バリアフリーマークはユニバーサルデザインマークと似ている部分がありますが、ユニバーサルデザインマークはすべての人が対象であるのに対し、バリアフリーマークは主に高齢者や障がい者が対象です。
そのため、バリアフリーは「特に高齢者や障がいをもつ人を考慮したユニバーサルデザイン」とも呼ばれています。
ただ、近年ではバリアフリーの対象が「社会参加が困難であるすべての人」になってきているため、バリアフリーとユニバーサルデザインの違いが少なくなりつつあります。
参考記事:建築:建築物におけるバリアフリーについて – 国土交通省
県で取り組むバリアフリーマークの実例
バリアフリーマークは、世界共通のデザインのものがありますが、それ以外にも各市区町村や都道府県のバリアフリーマークも存在します。
実例を挙げると、岡山県では「おかやまバリアフリーマーク」を作成しています。
この「おかやまバリアフリーマーク」は、岡山県民が全員でバリアフリーを進めていくためのシンボルマークです。
岡山県では、障がい者が感じているさまざまなバリアを取り除き、安全で自由に行動し、快適に生活できるバリアフリー社会の実現を目指しています。
「おかやまバリアフリーマーク」は、この運動を促進するためのマークとなっています。
参考記事:3つのバリアフリー – 岡山県ホームページ(障害福祉課)
まとめ
ここまで、ユニバーサルデザインマークの概要と種類、意味などについて解説しました。
ユニバーサルデザインマークは、誰もが理解できるような図記号によって場所や意味を示すマークです。
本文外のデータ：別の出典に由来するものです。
__global__ __launch_bounds__(256) void gather_pooled_kernel(const uint8_t* __restrict__ x, int x_bytes, const uint8_t* __restrict__ h, int h_bytes,
                                                            const int* __restrict__ pool_idx, int width, uint8_t* __restrict__ xc,
                                                            uint8_t* __restrict__ hc) {
    const int b = blockIdx.x;
    const size_t row = (size_t)pool_idx[b];
    const int xb = width * x_bytes, hb = width * h_bytes;
    for (int i = threadIdx.x * 4; i < xb; i += 1024) *(uint32_t*)(xc + (size_t)b * xb + i) = *(const uint32_t*)(x + row * xb + i);
    for (int i = threadIdx.x * 4; i < hb; i += 1024) *(uint32_t*)(hc + (size_t)b * hb + i) = *(const uint32_t*)(h + row * hb + i);
}

int launch_gather_pooled(const void* x, int x_dtype, const void* h, int h_dtype, const int* pool_idx, int batch, int width, void* xc, void* hc,
                         hipStream_t stream) {
    if (batch <= 0) return KEMR_OK;
    if (width % 4) KEMR_FAIL(KEMR_ERR_INVALID, "gather: width %d must be a multiple of 4", width);
    ProfScope prof(PROF_OTHER, stream);
    const int xb = x_dtype == KEMR_BF16 ? 2 : (x_dtype == KEMR_F24 ? 3 : 4), hb = h_dtype == KEMR_FP8 ? 1 : 2;
    hipLaunchKernelGGL(gather_pooled_kernel, dim3(batch), dim3(256), 0, stream, (const uint8_t*)x, xb, (const uint8_t*)h, hb, pool_idx, width,
                       (uint8_t*)xc, (uint8_t*)hc);
    KEMR_CHECK_LAUNCH("gather_pooled_kernel");
    return KEMR_OK;
}

__device__ __forceinline__ float block_sum(float v, float* red) {
    v = wave_sum(v);
    __syncthreads();
    if ((threadIdx.x & 63) == 0) red[threadIdx.x >> 6] = v;
    __syncthreads();
    return (red[0] + red[1]) + (red[2] + red[3]);
}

誰もが使いやすいデザインにすることで、暮らしやすい社会をつくることが目的です。
ユニバーサルデザインマークには、「ヘルプマーク」「マタニティマーク」「耳マーク」などがあり、妊産婦や障がい者など、日常生活を送るうえで困難なことがある方を対象としています。
ユニバーサルデザインマークにはそれぞれ意味があり、必要な支援や配慮が異なります。
この意味を理解し、支援や配慮を積極的におこないましょう。